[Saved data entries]
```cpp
struct PfArgs {
    const void *src0, *src1;
    long long src0_bs, src1_bs;
    int C0, Cin;
    int H, W;
    const void *w;
    long long w_zs;
    int KH, KW, nz;
    int stride;
    int tz;
    int pad_y[4], pad_x[4];
    int nchunk, COP, Cout;
    float acc_scale;
    int ring;
    int n_iter;
    float *out;
    long long out_bs, out_cs;
    int out_ys, out_xs, out_zoff[4];
    void *out_pf;
    long long pf_bs, pf_ps;
    int pf_ys, pf_xs, pf_zoff[4];
    int Ho, Wo;
    int lognbw, tiles_x, tiles_y, B;
    int xcd_remap;
    const float *bias, *pre_add, *ep_g, *ep_b;
    int pre_c4;
    float eps;
    int relu;
    float relu_slope;
    const float *shift;
    int shift_bs;
    const float *resid;
    long long resid_bs, resid_cs;
    const float *resid1;
    long long resid1_bs;
    int resid_c0;
    const void *resid_pf;
    long long rpf_bs, rpf_ps;
    int rpf_ys, rpf_zoff;
    float *stat_mean, *stat_rstd;
    const float *res3_w, *res3_x;
    long long res3_bs;
    const float *x0, *x1;
    long long x0_bs, x1_bs;
    const float *pre_mean, *pre_rstd;
    long long w_bs;
    int lin;
    int dbg;
    int *fault;
#ifdef CDC_TIMELINE
    unsigned long long *tl;
#endif
};

constexpr int kPfXS = 12;

struct ConvPlan {
    int MB, NPW, WN;
    int groups;
    int KC, nchunk;
    int lognbw, tiles_x, tiles_y, PH, PW;
    int xvec, xshift[4];
    size_t lds_bytes;
    int lnmode;
    int tg;
    int ipw;
    int ksplit = 1;
    int xu = 1;
    int arith = 0;
    int split;
};

}
```

cdc_compression_amd/csrc/conv_inst_p.hip:

```cpp
#include <algorithm>
#include <map>
#include <string>
#include <vector>
#include <stdlib.h>

#include "cdc_internal.h"
#include "conv_pf_kernel.h"

namespace cdc {

template <int KH, int KW>
static pf_kernel_fn pf_lookup_k(int MB, int NPW, int WM, int WP) {
    if (MB == 2 && NPW == 2 && WM == 1 && WP == 4) return conv_pf_kernel<2, 2, 1, 4, KH, KW>;
    if (MB == 2 && NPW == 2 && WM == 2 && WP == 2) return conv_pf_kernel<2, 2, 2, 2, KH, KW>;
    if (MB == 2 && NPW == 2 && WM == 2 && WP == 4) return conv_pf_kernel<2, 2, 2, 4, KH, KW>;
    if (MB == 3 && NPW == 2 && WM == 2 && WP == 4) return conv_pf_kernel<3, 2, 2, 4, KH, KW>;
    if (MB == 3 && NPW == 1 && WM == 2 && WP == 4 && KH == 3) return conv_pf_kernel<3, 1, 2, 4, KH, KW>;
    if (MB == 2 && NPW == 2 && WM == 4 && WP == 2) return conv_pf_kernel<2, 2, 4, 2, KH, KW>;
    return nullptr;
}
static pf_kernel_fn pf_lookup_s2(int MB, int NPW, int WM, int WP) {
    if (MB == 2 && NPW == 1 && WM == 1 && WP == 4) return conv_pf_kernel<2, 1, 1, 4, 3, 3, 2>;
    if (MB == 2 && NPW == 2 && WM == 2 && WP == 2) return conv_pf_kernel<2, 2, 2, 2, 3, 3, 2>;
    if (MB == 3 && NPW == 1 && WM == 2 && WP == 4) return conv_pf_kernel<3, 1, 2, 4, 3, 3, 2>;
// ... 102 lines not shown
            if (COPT != s.Cout) continue;
            const int ring = pf_ring(c.MB, c.NPW, c.WM, c.WP, 2, 2, 1, 4);
            const int tps = pf_tps(c.MB, c.NPW, c.WM, c.WP, 2, 2, 1, 4);
            const int S = (s.Cin / 16) * 16 / tps;
            if (!ring || S < ring - 1) continue;
            const double wgs = (double)((s.Wo + 31) / 32) * ((s.Ho + TH - 1) / TH) * s.B;
            const double min_wgs = dev_env("CDC_PF_TZ_MIN_WGS") ? atof(dev_env("CDC_PF_TZ_MIN_WGS")) : 128.0;
            if (wgs < min_wgs) continue;
            best = COPT;
            const size_t patch = (size_t)2 * pf_patch_units(c.NPW, c.WP, 2, 2, 1, 4) * 16, wst = (size_t)tps * pf_rows(c.MB, 4 * c.NPW) * COPT * 16;
            p->MB = c.MB; p->NPW = c.NPW; p->WM = c.WM; p->WP = c.WP;
            p->ring = ring;
            p->tiles_x = (s.Wo + 31) / 32; p->tiles_y = (s.Ho + TH - 1) / TH;
            p->groups = 1;
            p->lds_bytes = std::max(patch + ring * wst, sizeof(float) * (size_t)(4 * COPT + 2 * c.WM * c.WP * 4 * c.NPW * 32));
            break;
        }
        return best >= 0;
    }
    for (const PfCand &c : kCands) {
        if (f[0] && (c.MB != f[0] || c.NPW != f[1] || c.WM != f[2] || c.WP != f[3])) continue;
        const int COPT = c.WM * c.MB * 32, NW = c.WM * c.WP;
        if (s.Cout % COPT) continue;
        if (s.need_all_cout && COPT != s.Cout) continue;
        if (!pf_lookup(c.MB, c.NPW, c.WM, c.WP, s.KH, s.KW)) continue;
        const int TH = c.WP * c.NPW, PH = TH + s.KH - 1, PW = 32 + s.KW - 1;
        const int xsw = (4 * PH * PW + 63) / 64;
        if (xsw > 2 * kPfXS) continue;
        const int taps = s.KH * s.KW, npb = taps == 1 ? 3 : 2;
        const size_t patch = (size_t)npb * xsw * 64 * 16, wst = (size_t)pf_rows(c.MB, c.NPW) * COPT * 16;
        const int ring = pf_ring(c.MB, c.NPW, c.WM, c.WP, s.KH, s.KW);
        if (!ring) continue;
        const int S = (s.Cin / 16) * taps;
        if (S < ring - 1) continue;
        const double wgs = (double)((s.Wo + 31) / 32) * ((s.Ho + TH - 1) / TH) * s.B * (s.Cout / COPT) * s.nz;
        const double min_waves = dev_env("CDC_PF_MIN_WAVES") ? atof(dev_env("CDC_PF_MIN_WAVES")) : 256.0;
        if (wgs * NW < min_waves) continue;
        if (c.MB == 3 && c.NPW == 1 && wgs < 128.0) continue;
        const double fill = std::min(1.0, wgs * NW / 2048.0);
        const double reads = (3.0 * c.MB + 2.0 * c.NPW) / (3.0 * c.MB * c.NPW);
        const double score = fill * (1.0 - 0.35 * reads) * (s.Cout / COPT > 1 ? 0.9 : 1.0);
        if (score > best) {
            best = score;
            p->MB = c.MB; p->NPW = c.NPW; p->WM = c.WM; p->WP = c.WP;
            p->ring = ring;
            p->tiles_x = (s.Wo + 31) / 32; p->tiles_y = (s.Ho + TH - 1) / TH;
            p->groups = s.Cout / COPT;
            p->lds_bytes = std::max(patch + ring * wst, sizeof(float) * (size_t)(4 * COPT + 2 * c.WM * c.WP * c.NPW * 32));
        }
    }
    return best >= 0;
}
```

WHAT THE TASK REQUIRES:
Tell me how many lines of the records include the word "atof", and say nothing else.

ANSWER SECTION:
2